The worm is a key model organism for the high-throughput analysis of genes involved in meiotic development; these functional studies typically involve small interfering RNA (siRNA) which down-regulates mRNA expression (33). High-throughput RNAi studies are informative; however, they are often limited to detecting specific defects and are biased by a number of experimental artefacts such as wrongly annotated RNAi clones and false-positive or false-negative phenotype scores. Finally, the penetrance of a phenotype depends upon the technique used: RNAi feeding where worms are bred on a layer of bacteria containing a plasmid expressing the siRNA is less efficient than direct RNAi injection or the use of a bona fide gene deletion strain. To corroborate GPSy’s ranking output, we therefore decided to test the ability of a selected group of genes to induce a sterility or germ line defect phenotype in a strain background particularly sensitive to RNAi by the feeding method (Supplementary File S5). We first selected 56 C. elegans orthologues of mammalian genes previously identified in our lab as strongly induced in the worm and mouse germ line (34).
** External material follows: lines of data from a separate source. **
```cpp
struct alignas(16) DevNode {
    float bx[4];
    float by[4];
    float bz[4];
    int32_t child[2];
// ... 139 lines not shown
    const DevTri* tris_render;
    float tri_shift[3]; uint32_t tris_are_local;
    float shared_mw[3]; uint32_t pad_mw;
    const DevInstance* instances;
    const DevMaterial* materials;
    const DevLight* lights;
    const DevLightTri* light_tris;
    const float* light_uvs;
    const float* luts;
    const float* cmf;
    const float* rgb2spec;
    const float* z_nodes;
    const uint32_t* texels;
    const DevTexture* textures;
    const float* cc_albedo;
    uint32_t n_nodes, n_tris, n_lights, n_materials;
    int32_t root;
    int32_t root4;
    uint32_t n_nodes4;
    uint32_t cam_lists;
    const DevEnv* envs;
    uint32_t n_envs;
    uint16_t queue_stage;
    uint16_t light_queue;
};

struct DevCamera {
    float s[3], u[3], f[3];
    float tan_half_fov, aspect;
    uint32_t width, height;
};

struct DevParams {
    uint32_t spp, seed, max_depth, strategy, sampler;
    float exposure;
    uint32_t log2_spp, n_base4_digits;
    uint32_t sample_begin, sample_end;
    uint32_t shard_index, shard_count;
    uint32_t tiles_x, tiles_y;
    uint32_t n_work;
    uint32_t chunks, chunk_size;
    uint32_t block_log2;
    uint32_t sample_prefix_digits;
    uint32_t stats_mode;
    uint32_t albedo_lut;
    float rr_gate;
    float xyz_to_rgb[9];
// ... 21 lines not shown
```

toy-cpu-pathtracing_amd/csrc/pt_kernel_body.inc:

```
    __shared__ __attribute__((aligned(16))) uint32_t s_stack[STACK_DEPTH * 64];
#ifndef PT_FILM_PIX
#define PT_FILM_PIX 64
#endif
    __shared__ float s_film[PT_FILM_PIX * 3];
    __shared__ uint32_t s_hi[SOBOL_HI_DIMS];
    __shared__ uint32_t s_p6[SOBOL_HI_DIMS];
    __shared__ unsigned s_work;
    constexpr bool PARK = (FEAT & FEAT_CC) != 0u && kernel_min_waves<FEAT>() <= 3;
    __shared__ float s_park[PARK ? 8 * 64 : 1];
    __shared__ uint8_t s_perm[96];
    __shared__ uint32_t s_ring[ANY_RING];
    __shared__ uint32_t s_occl[2];
    __shared__ uint32_t s_pair[64];
    const AnyLds any_lds{s_ring, s_occl, s_pair};
    __shared__ unsigned long long s_best[64];
    const ClosestLds closest_lds{s_ring, s_best, s_pair};
    __shared__ uint32_t s_infl[2];
    const PairLds pair_lds{s_ring, s_best, s_occl, s_pair, s_infl};
    constexpr bool CAMLIST = !STATS && tail_queue<FEAT, MODE>();
    __shared__ uint32_t s_cand[CAMLIST ? CAM_LIST_CAP : 1u];
    DevParams prm = prm_in;
    if constexpr (MODE == MODE_MIS_SOBOL) { prm.strategy = 2u; prm.sampler = 1u; }
    if constexpr (MODE == MODE_NEE_SOBOL) { prm.strategy = 1u; prm.sampler = 1u; }
    if constexpr (MODE == MODE_PT) prm.strategy = 0u;
// ... 6 lines not shown
                s_park[4 * 64 + lane] = Q.p_pdf; s_park[5 * 64 + lane] = Q.prev_pos.x; s_park[6 * 64 + lane] = Q.prev_pos.y; s_park[7 * 64 + lane] = Q.prev_pos.z;
            }
#pragma unroll
            for (int i = 0; i < 4; ++i) Q.pf[i] = 0.0f;
            Q.p_pdf = 0.0f; Q.prev_pos = mk3(0.0f, 0.0f, 0.0f);
        }
    };
    auto unpark = [&](Path& Q) {
        if constexpr (PARK) {
#pragma unroll
            for (int i = 0; i < 4; ++i) Q.pf[i] = s_park[i * 64 + lane];
            Q.p_pdf = s_park[4 * 64 + lane]; Q.prev_pos = mk3(s_park[5 * 64 + lane], s_park[6 * 64 + lane], s_park[7 * 64 + lane]);
        }
    };
    uint32_t* stack = s_stack + lane;
    for (uint32_t k = lane; k < 96u; k += 64u) s_perm[k] = (uint8_t)((perm_packed(k >> 2) >> (2u * (k & 3u))) & 3u);
    if constexpr ((FEAT & (FEAT_TEX | FEAT_EMTEX | FEAT_ENV)) != 0u) s_znodes[lane] = sc.z_nodes[lane];
    __syncthreads();
    SamplerCtx sctx{prm.sampler, prm.seed, prm.log2_spp, prm.n_base4_digits, cam.width, dim_hash_tab, nullptr, 0u, 0u, nullptr, s_perm};
    StatCounters st{};
    unsigned long long tp[10] = {0, 0, 0, 0, 0, 0, 0, 0, 0, 0};
    unsigned long long dvc[8] = {0, 0, 0, 0, 0, 0, 0, 0};
    unsigned long long t_loop0 = 0;
    if (STATS) t_loop0 = __builtin_amdgcn_s_memtime();

    for (;;) {
        if (lane == 0) s_work = atomicAdd(work_counter, 1u);
        __syncthreads();
        const uint32_t work = s_work;
        __syncthreads();
        if (work >= prm.n_work) break;
        const LaneJob job = PT_LANE_JOB(work, lane, cam, prm);
        const LaneJob job0 = PT_LANE_JOB(work, 0u, cam, prm);
        const uint32_t blk_log2 = prm.block_log2, blk_mask = (1u << blk_log2) - 1u;
        const uint32_t s_prefix = prm.sample_prefix_digits;
        const uint32_t hi_first_w = sobol_hi_first(prm.log2_spp, blk_log2) - s_prefix, hi_shift_w = 2u * hi_first_w - (prm.log2_spp & 1u);
        if (prm.sampler == 1u && hi_first_w < prm.n_base4_digits && hi_first_w >= 3u &&
            2u * prm.n_base4_digits - (prm.log2_spp & 1u) <= hi_shift_w + 27u) {
            sctx.hi_first = sobol_hi_first(prm.log2_spp, blk_log2) - s_prefix;
            sctx.hi_shift = 2u * sctx.hi_first - (prm.log2_spp & 1u);
            const uint32_t tile_m = (encode_morton2_u32(job0.px, job0.py) << prm.log2_spp) | (s_prefix ? job0.s_cur : 0u);
            for (uint32_t dmn = lane; dmn < (uint32_t)SOBOL_HI_DIMS; dmn += 64) {
                uint32_t e = (uint32_t)(sobol_tile_hi_digits(tile_m, dmn, prm.log2_spp, prm.n_base4_digits, sctx.hi_first) >> sctx.hi_shift);
                const uint64_t prefix = (uint64_t)tile_m >> sctx.hi_shift;
                e |= sobol_perm_index(prefix, dmn) << 27;
                uint32_t e6 = 0;
// ... 179 lines not shown
                    const uint32_t tile_k = (work / prm.chunks) >> (6u - 2u * blk_log2);
                    const uint32_t smp_i = P.smp.morton & ((1u << prm.log2_spp) - 1u);
                    sample_log(P, pout, ((size_t)tile_k * 64u + ((py & 7u) * 8u + (px & 7u))) * pout.n_s + (smp_i - pout.s_base));
                }
                float r, g, b;
                film_rgb(P, sc, prm, r, g, b);
                atomicAdd(&s_film[3 * my_pix], r); atomicAdd(&s_film[3 * my_pix + 1], g); atomicAdd(&s_film[3 * my_pix + 2], b);
            };
            if constexpr (TAILQ) {
                bool end_path = dying;
                const bool front = active && !dying && !susp;
                unpark(P);
                bool lq_push = false, lq_void = false;
                if constexpr (LIGHTQ) {
                    const bool on_emitter = front && got && (hit.mclass & 7u) == MT_EMISSIVE;
                    lq_void = on_emitter && emitter_hit_is_void<STATS>(prm, P.from_camera, P.prev_spec);
                    lq_push = on_emitter && !lq_void;
                }
                const unsigned long long m_lq = (LIGHTQ && sc.light_queue != 0u) ? __ballot(lq_push) : 0ull;
                {
                    ShadeCtx C0;
                    C0.cont = false;
                    if constexpr (LIGHTQ) {
                        if (front && !lq_push && !lq_void) end_path = shade_vertex_head<STATS, FEAT, 3>(P, sc, prm, sctx, got, hit, sh, st, tsa, C0);
                        if (lq_void) end_path = true;
                    } else {
                        if (front) end_path = shade_vertex_head<STATS, FEAT, 1>(P, sc, prm, sctx, got, hit, sh, st, tsa, C0);
                    }
                }
                dying = false;
                const bool go_on = front && !lq_push && !end_path;
                const bool cls2 = TQ_CLASSES != 0u && ((TQ_CLASSES >> (hit.mclass & 31u)) & 1u) != 0u;
                const unsigned long long m_on1 = __ballot(go_on && !cls2), m_on2 = TQ_CLASSES != 0u ? __ballot(go_on && cls2) : 0ull;
                uint32_t n_on1 = 0u;
                bool stage = false;
                if constexpr (STAGE) {
                    n_on1 = (uint32_t)__popcll(m_on1);
                    stage = sc.queue_stage != 0u && tq_stage_pushes(q_count, n_on1, pool_next >= pool_size, (uint32_t)PT_TAILQ_MIN);
                }
                if ((m_on1 | m_on2 | m_lq) != 0ull) {
                    if constexpr (LIGHTQ) {
                        if (lq_push && m_lq != 0ull) {
                            lq_put(lq_base + (lq_push_slot(lq_count, rank_below(m_lq)) & (LQ_SLOTS - 1u)), P, hit, my_pix);
                            active = false;
                        }
                        lq_count += (uint32_t)__popcll(m_lq);
                    }
// ... 32 lines not shown
                            lq_count -= n;
                        }
                    }
                    if (ev) {
                        emitter_hit<STATS, FEAT>(sc, prm, hit, P.rd, P.T, P.pf, P.p_pdf, P.prev_pos, P.wl, P.from_camera, P.prev_spec, P.L, st);
                        finish_path();
                        active = false;
                    }
                }
                if (STATS) ts3 = ts4 = __builtin_amdgcn_s_memtime();
                const bool draining = pool_next >= pool_size;
                if (tq_pass_due(q_count, q2_count, draining, TQ_CLASSES != 0u, (uint32_t)PT_TAILQ_MIN)) {
                    const unsigned long long m_free = __ballot(!active);
                    const uint32_t n_free = (uint32_t)__popcll(m_free), r = rank_below(m_free);
                    const TqTake tk = tq_pass_take(q_count, q2_count, n_free, draining, TQ_CLASSES != 0u, (uint32_t)PT_TAILQ_MIN);
                    const uint32_t n2 = tk.n2, n1 = tk.n1;
                    const bool take2 = !active && r < n2, take1 = !active && !take2 && r - n2 < n1;
                    const bool take = take1 || take2;
                    const uint32_t e = take2 ? QUEUE_RING + tq_pop_slot(q2_count, n2, r) : tq_pop_slot(q_count, n1, r - n2);
                    TqStagePop sp{0u, false, 0u};
                    if constexpr (STAGE) sp = tq_stage_pop(stage ? q_count - n_on1 : q_count, stage ? n_on1 : 0u, n1, r - n2);
                    q2_count -= n2; q_count -= n1;
                    bool ep = false;
                    if constexpr ((FEAT & FEAT_CC) != 0u) {
                        ShadeCtx C;
                        shade_ctx_idle_cc(C);
                        if (take) {
                            __builtin_amdgcn_fence(__ATOMIC_ACQUIRE, "workgroup");
                            tq_load(e, P, hit, my_pix);
                            active = true;
                            shade_vertex_head<STATS, FEAT, 2>(P, sc, prm, sctx, true, hit, sh, st, tsa, C);
                        }
                        const bool want_mc = take && C.cont && C.need_cc;
                        const float fc_mc = coat_directional_albedo_coop(want_mc, C.cc_alpha_c, C.cc_r0c, C.wo_nm, C.mc_key, lane);
                        if (want_mc) C.cc_fc = fc_mc;
                        if (take && C.cont) ep = shade_vertex_tail<STATS, FEAT>(P, sc, prm, sctx, sh, st, tsb, C);
                    } else if (take) {
                        __builtin_amdgcn_fence(__ATOMIC_ACQUIRE, "workgroup");
                        static_assert(STAGE, "the kernels without the clearcoat code have one queue");
                        TqRec rec;
                        if (!sp.staged) rec = tq_get(q_base + sp.slot, QR);
                        else rec = tq_get(s_stage + sp.index, TQ_STAGE_SLOTS);
                        tq_unpack(rec, P, hit, my_pix);
                        active = true;
                        ShadeCtx C;
                        C.cont = false; C.need_cc = false; C.cc_fc = 0.0f;
                        shade_vertex_head<STATS, FEAT, 2>(P, sc, prm, sctx, true, hit, sh, st, tsa, C);
                        if (C.cont) ep = shade_vertex_tail<STATS, FEAT>(P, sc, prm, sctx, sh, st, tsb, C);
                    }
                    park(P, take);
                    if (sh.on && sh.c[0] == 0.0f && sh.c[1] == 0.0f && sh.c[2] == 0.0f && sh.c[3] == 0.0f) sh.on = false;
                    if (!active) sh.on = false;
                    if (take) { dying = sh.on && ep; if (dying) ep = false; }
                    if (take && ep) { finish_path(); active = false; }
                }
            } else
            for (int pass = 0;; ++pass) {
            const bool mine = pass == 0 || popped;
            bool end_path = pass == 0 && MERGED && dying;
            if (pass == 0) {
                if constexpr (!MERGED) sh = ShadowReq{};
                unpark(P);
            }
            if constexpr (DEFER != 0u) {
                if (popped) {
                    __builtin_amdgcn_fence(__ATOMIC_ACQUIRE, "workgroup");
                    dq_load(pop_e, P, hit, my_pix);
                    got = true;
                }
                const bool defer_now = pass == 0 && !(STATS && prm.stats_mode == 1u) && active && !dying && !susp && !popped && got && ((DEFER >> (hit.mclass & 31u)) & 1u) != 0u;
                const unsigned long long m_def = __ballot(defer_now);
                if (m_def != 0ull) {
                    if (defer_now) {
                        dq_store((q_tail + rank_below(m_def)) & (DEFER_RING - 1u), P, hit, my_pix);
                        active = false;
                    }
// ... 72 lines not shown
                tp[0] += ts1 - ts0; tp[1] += ts2 - ts1; tp[2] += ts3 - ts2; tp[3] += ts4 - ts3; tp[4] += ts5 - ts4;
                if (tsa) { tp[6] += tsa - ts2; if (tsb) { tp[7] += tsb - tsa; tp[8] += ts3 - tsb; } else tp[7] += ts3 - tsa; } else tp[6] += ts3 - ts2;
            }
        }
        __syncthreads();
        if (job.valid) {
            size_t o = ((size_t)job.py * cam.width + job.px) * 3;
            const float fr = s_film[3 * lane], fg = s_film[3 * lane + 1], fb = s_film[3 * lane + 2];
            if (prm.chunks == 1) { accum[o] += fr; accum[o + 1] += fg; accum[o + 2] += fb; }
            else {
                const uint32_t tile_k = (work / prm.chunks) >> (6u - 2u * blk_log2), chunk = work % prm.chunks;
                float* slot = partial + (((size_t)tile_k * prm.chunks + chunk) * 64u + ((job.py & 7u) * 8u + (job.px & 7u))) * 3u;
                slot[0] = fr; slot[1] = fg; slot[2] = fb;
            }
        }
        __syncthreads();
    }
    if (STATS && lane == 0) {
        tp[5] = __builtin_amdgcn_s_memtime() - t_loop0;
        for (int i = 0; i < 10; ++i) atomicAdd(&stats->phase_cycles[i], tp[i]);
        for (int i = 0; i < 8; ++i) atomicAdd(&stats->divergence[4 + i], dvc[i]);
    }
    if (STATS) flush_stats(stats, st);
```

Among the 56 genes investigated, 23 were associated with a reproductive phenotype (RP corresponding to sterility or a germ line defect) when the union of results from our RNAi experiments (11 genes associated with RP; Supplementary File S4) and those of large-scale and individual studies available via Wormbase (18 genes associated with RP) were taken into consideration. These additional phenotypes reported but not identified in our experiments are likely due to different strain backgrounds and experimental approaches. The remaining 33 genes (non-RP set) showed no clearly detectable RP under the conditions we and others employed. Next, we prioritized the worm gene list (56 genes) using GPSy’s Spermatogenesis topic using default weight settings and all species and modules with the exception of C. elegans phenotype data. The output list was integrated with phenotypic information from our and other experiments (23 RP and 33 non-RP genes; Figure 2A).
Figure 2.

Gene ranking and RNAi phenotypes. (A) The most relevant phenotypes are plotted for each gene in the prioritized candidate list (from the 1st to the 56th, x-axis). On the y-axis, phenotype classes are indicated: RP = reproduction-associated phenotype; LP = lethal phenotype; OP = other phenotype; None = no observable phenotype. Official gene symbols are displayed for all genes. (B) Displays receiver operating characteristic (ROC) curves for: (i) the candidate gene set (n = 56 genes) versus the C. elegans negative reference set (NRS; n = 1000; blue curve); (ii) the RP genes set (n = 23) versus NRS (red); (iii) the RP versus non-RP sets (union of LP, OP and None phenotype; n = 33; green). The corresponding area under the ROC curve (AUC) values are indicated. Note the significant improvement in AUC value between (ii) and (i). The AUC value for (iii) is significantly non-random. (C) Displays ROC curves for the discrimination of the C. elegans RP (n = 23) versus non-RP sets (n = 33) using GPSy (default settings, solid blue line), GPSy (C. elegans data only, dashed blue line), Endeavour (red) and Génie (green).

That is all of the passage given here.